▸ **TASK TO CARRY OUT**
Using the listing below, retype exactly the lines starting at the one with "zb = fma(x3, (double)wb[r].w, zb);" and ending at the one with "st16_sc1(reinterpret_cast<v4f *>(dst) +", and include both.

▸ **RECORD SET**

#ifndef W2A_S64_MIN_WAVES
#define W2A_S64_MIN_WAVES 4
#endif
#ifndef W2A_S64_PRIO
#define W2A_S64_PRIO 3
#endif
#ifndef W2A_S64_TILES
#define W2A_S64_TILES 1
#endif
#ifndef W2A_S64_SERPENTINE
#define W2A_S64_SERPENTINE 1
#endif
__device__ __forceinline__ uint32_t logical_block_rev(uint32_t b, uint32_t per_xcd) {
#if W2A_XCD_SWIZZLE
  return (b & 7u) * per_xcd + (per_xcd - 1u - (b >> 3));
#else
  return 8u * per_xcd - 1u - b;
#endif
}
template <bool WRITE_OBS, bool REWARD_GIVEN, bool PACKED, bool AUTORESET = false, bool FIXES = false>
__device__ __forceinline__ void s64_tile(const StepArgs &a, S64WaveT<FIXES> &sw, const int lane, const int64_t wave_env0,
                                         const bool valid, const uint32_t e, const u3 h, const u3 c, const int32_t act,
                                         const int4 so) {
  const Day d = derive_day(h, c, act);
  const uint32_t t = d.t, used2 = d.used2, hist2 = d.hist2, streak = d.streak, ndays = d.ndays;
  const uint32_t actual = d.actual, atb = d.atb, st_bits = d.st_bits;
  const int32_t budget = d.budget;
  const bool done = d.done;
  const bool restart_in = AUTORESET && a.next_step && D1_FIN(h.b);
  const uint32_t fx = FIXES ? a.tb.fixes : 0u;
  const bool fix_obs = FIXES && WRITE_OBS && (fx & W2A_FIX_OBS);
  uint32_t need_eff = actual;
  if (a.tb.gate_bits && actual)
    need_eff = (a.tb.gate_bits[t * (uint32_t)a.tb.gate_words + (c.b >> 5)] >> (c.b & 31u)) & 1u;
  {
    const uint32_t day_row = t * (uint32_t)(a.tb.S_w * a.tb.Y) + c.b;
    const uint32_t wrow = W_COL(c.c) * (uint32_t)a.tb.n_samples + W_SAMPLE(c.c);
    sw.desc[lane] = make_uint2((day_row * (ROWF / 4)) | ((fix_obs && !done) ? 0x80000000u : 0u),
                               (wrow * (2 * ROWF / 4)) | (need_eff << 31));
    sw.rt[lane] = runtime_fields(d, (fx & W2A_FIX_LAG) != 0u);
    if (fix_obs)
      sw.rt2[FIXES ? lane : 0] = make_float4((float)actual, (float)(actual ? streak + 1 : 0), (float)(budget - (int32_t)used2),
                                 (float)__popc(hist2));
  }
  __builtin_amdgcn_fence(__ATOMIC_RELEASE, "wavefront");
  __builtin_amdgcn_wave_barrier();
  __builtin_amdgcn_fence(__ATOMIC_ACQUIRE, "wavefront");

  const int p = lane & 7;
  const int g = lane >> 3;
  const int n_obs = a.tb.n_obs;
  const bool write_me = valid && (!done || fix_obs) && !restart_in;
  const uint32_t next_day = (uint32_t)(a.tb.S_w * a.tb.Y) * (ROWF / 4);
#pragma unroll 1
  for (int pass = 0; pass < S64_ENVS / S64_PASS_ENVS; ++pass) {
    if (REWARD_GIVEN && !WRITE_OBS) break;
    if (wave_env0 + pass * S64_PASS_ENVS >= a.n) break;
    float4 x[S64_ROUNDS], wb[S64_ROUNDS], we[S64_ROUNDS], xo[FIXES ? S64_ROUNDS : 1];
    bool need[S64_ROUNDS], nxt[S64_ROUNDS];
#pragma unroll
    for (int r = 0; r < S64_ROUNDS; ++r) {
      uint2 ds = sw.desc[pass * S64_PASS_ENVS + r * 8 + g];
      need[r] = (ds.y >> 31) != 0u;
      nxt[r] = FIXES && (ds.x >> 31) != 0u;
      if (FIXES) ds.x &= 0x7FFFFFFFu;
      const uint32_t wq = ds.y & 0x7FFFFFFFu;
      x[r] = a.tb.X[ds.x + p];
      if (fix_obs) xo[r] = a.tb.X[ds.x + (nxt[r] ? next_day : 0u) + p];
      wb[r] = we[r] = make_float4(0.f, 0.f, 0.f, 0.f);
      if (!REWARD_GIVEN) {
        wb[r] = a.tb.W[wq + p];
        we[r] = a.tb.W[wq + (need[r] ? ROWF / 4 : 0) + p];
      }
    }
#if W2A_S64_PRIO
    __builtin_amdgcn_s_setprio(W2A_S64_PRIO);
#endif
#pragma unroll
    for (int r = 0; r < S64_ROUNDS; ++r) {
      const int j = pass * S64_PASS_ENVS + r * 8 + g;
      if (p == RT_QUAD) x[r] = sw.rt[j];
      if (FIXES && (fx & W2A_FIX_ALERTS_2WKS) && a.tb.slot_hist2w >= 0) {
        const float a2w = sw.rt[j].w;
        if (p == (a.tb.slot_hist2w >> 2)) set_comp4(x[r], a.tb.slot_hist2w & 3, a2w);
        if (fix_obs && p == (a.tb.slot_hist2w >> 2)) set_comp4(xo[r], a.tb.slot_hist2w & 3, a2w);
      }
      if (fix_obs && p == RT_QUAD) xo[r] = nxt[r] ? sw.rt2[FIXES ? j : 0] : sw.rt[j];
      if (!REWARD_GIVEN) {
      const double x0 = (double)x[r].x, x1 = (double)x[r].y, x2 = (double)x[r].z, x3 = (double)x[r].w;
      double zb = x0 * (double)wb[r].x;
      zb = fma(x1, (double)wb[r].y, zb);
      zb = fma(x2, (double)wb[r].z, zb);
      zb = fma(x3, (double)wb[r].w, zb);
      zb += dpp_f64<0xB1>(zb);
      zb += dpp_f64<0x4E>(zb);
      zb += dpp_f64<0x141>(zb);
      double ze = 0.0;
#if W2A_S64_SKIP_EFF
      if (__any(need[r]))
#endif
      {
        ze = x0 * (double)we[r].x;
        ze = fma(x1, (double)we[r].y, ze);
        ze = fma(x2, (double)we[r].z, ze);
        ze = fma(x3, (double)we[r].w, ze);
        if (p == GATE_QUAD && !(x[r].z > 0.5f)) ze = -__builtin_inf();
        ze += dpp_f64<0xB1>(ze);
        ze += dpp_f64<0x4E>(ze);
        ze += dpp_f64<0x141>(ze);
      }
      if (p == 0) sw.z[j] = make_float2((float)zb, (float)ze);
      }
      if (WRITE_OBS) {
        const int base = (r * 8 + g) * n_obs;
        const int trash = S64_PASS_ENVS * n_obs + (lane & 31);
        const float4 ov = fix_obs ? xo[FIXES ? r : 0] : x[r];
        sw.tile[so.x >= 0 ? base + so.x : trash] = ov.x;
        sw.tile[so.y >= 0 ? base + so.y : trash] = ov.y;
        sw.tile[so.z >= 0 ? base + so.z : trash] = ov.z;
        sw.tile[so.w >= 0 ? base + so.w : trash] = ov.w;
      }
    }
    if (WRITE_OBS) {
      __builtin_amdgcn_fence(__ATOMIC_RELEASE, "wavefront");
      __builtin_amdgcn_wave_barrier();
      __builtin_amdgcn_fence(__ATOMIC_ACQUIRE, "wavefront");
      const int64_t env0 = wave_env0 + pass * S64_PASS_ENVS;
      float *dst = reinterpret_cast<float *>(a.obs) + env0 * n_obs;
      const unsigned long long wm_all = __ballot(write_me);
      const uint32_t wm = (uint32_t)(wm_all >> (pass * S64_PASS_ENVS));
      const bool full = env0 + S64_PASS_ENVS <= a.n;
      if (full && wm == 0xFFFFFFFFu) {
        const int chunks = (S64_PASS_ENVS * n_obs) >> 2;
#pragma unroll
        for (int c0 = 0; c0 < (S64_PASS_ENVS * ROWF) / 4; c0 += 64) {
          const int ch = c0 + lane;
          if (ch < chunks) {
            const v4f v = reinterpret_cast<const v4f *>(sw.tile)[ch];
#if W2A_S64_SC1 & 1
            st16_sc1(reinterpret_cast<v4f *>(dst) + ch, v);
#elif W2A_NT_OBS
            __builtin_nontemporal_store(v, reinterpret_cast<v4f *>(dst) + ch);
#else
            reinterpret_cast<v4f *>(dst)[ch] = v;
#endif
          }
        }
      } else if (wm != 0u) {
        const int total = S64_PASS_ENVS * n_obs;
        for (int i = lane; i < total; i += 64) {
          const int jj = i / n_obs;
          if ((wm >> jj) & 1u) dst[i] = sw.tile[i];
        }
      }
      __builtin_amdgcn_fence(__ATOMIC_RELEASE, "wavefront");
      __builtin_amdgcn_wave_barrier();
      __builtin_amdgcn_fence(__ATOMIC_ACQUIRE, "wavefront");
    }
  }
  if (!WRITE_OBS) {
    __builtin_amdgcn_fence(__ATOMIC_RELEASE, "wavefront");
    __builtin_amdgcn_wave_barrier();
    __builtin_amdgcn_fence(__ATOMIC_ACQUIRE, "wavefront");
  }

▸ **WRITTEN ANSWER**
      zb = fma(x3, (double)wb[r].w, zb);
      zb += dpp_f64<0xB1>(zb);
      zb += dpp_f64<0x4E>(zb);
      zb += dpp_f64<0x141>(zb);
      double ze = 0.0;
#if W2A_S64_SKIP_EFF
      if (__any(need[r]))
#endif
      {
        ze = x0 * (double)we[r].x;
        ze = fma(x1, (double)we[r].y, ze);
        ze = fma(x2, (double)we[r].z, ze);
        ze = fma(x3, (double)we[r].w, ze);
        if (p == GATE_QUAD && !(x[r].z > 0.5f)) ze = -__builtin_inf();
        ze += dpp_f64<0xB1>(ze);
        ze += dpp_f64<0x4E>(ze);
        ze += dpp_f64<0x141>(ze);
      }
      if (p == 0) sw.z[j] = make_float2((float)zb, (float)ze);
      }
      if (WRITE_OBS) {
        const int base = (r * 8 + g) * n_obs;
        const int trash = S64_PASS_ENVS * n_obs + (lane & 31);
        const float4 ov = fix_obs ? xo[FIXES ? r : 0] : x[r];
        sw.tile[so.x >= 0 ? base + so.x : trash] = ov.x;
        sw.tile[so.y >= 0 ? base + so.y : trash] = ov.y;
        sw.tile[so.z >= 0 ? base + so.z : trash] = ov.z;
        sw.tile[so.w >= 0 ? base + so.w : trash] = ov.w;
      }
    }
    if (WRITE_OBS) {
      __builtin_amdgcn_fence(__ATOMIC_RELEASE, "wavefront");
      __builtin_amdgcn_wave_barrier();
      __builtin_amdgcn_fence(__ATOMIC_ACQUIRE, "wavefront");
      const int64_t env0 = wave_env0 + pass * S64_PASS_ENVS;
      float *dst = reinterpret_cast<float *>(a.obs) + env0 * n_obs;
      const unsigned long long wm_all = __ballot(write_me);
      const uint32_t wm = (uint32_t)(wm_all >> (pass * S64_PASS_ENVS));
      const bool full = env0 + S64_PASS_ENVS <= a.n;
      if (full && wm == 0xFFFFFFFFu) {
        const int chunks = (S64_PASS_ENVS * n_obs) >> 2;
#pragma unroll
        for (int c0 = 0; c0 < (S64_PASS_ENVS * ROWF) / 4; c0 += 64) {
          const int ch = c0 + lane;
          if (ch < chunks) {
            const v4f v = reinterpret_cast<const v4f *>(sw.tile)[ch];
#if W2A_S64_SC1 & 1
            st16_sc1(reinterpret_cast<v4f *>(dst) + ch, v);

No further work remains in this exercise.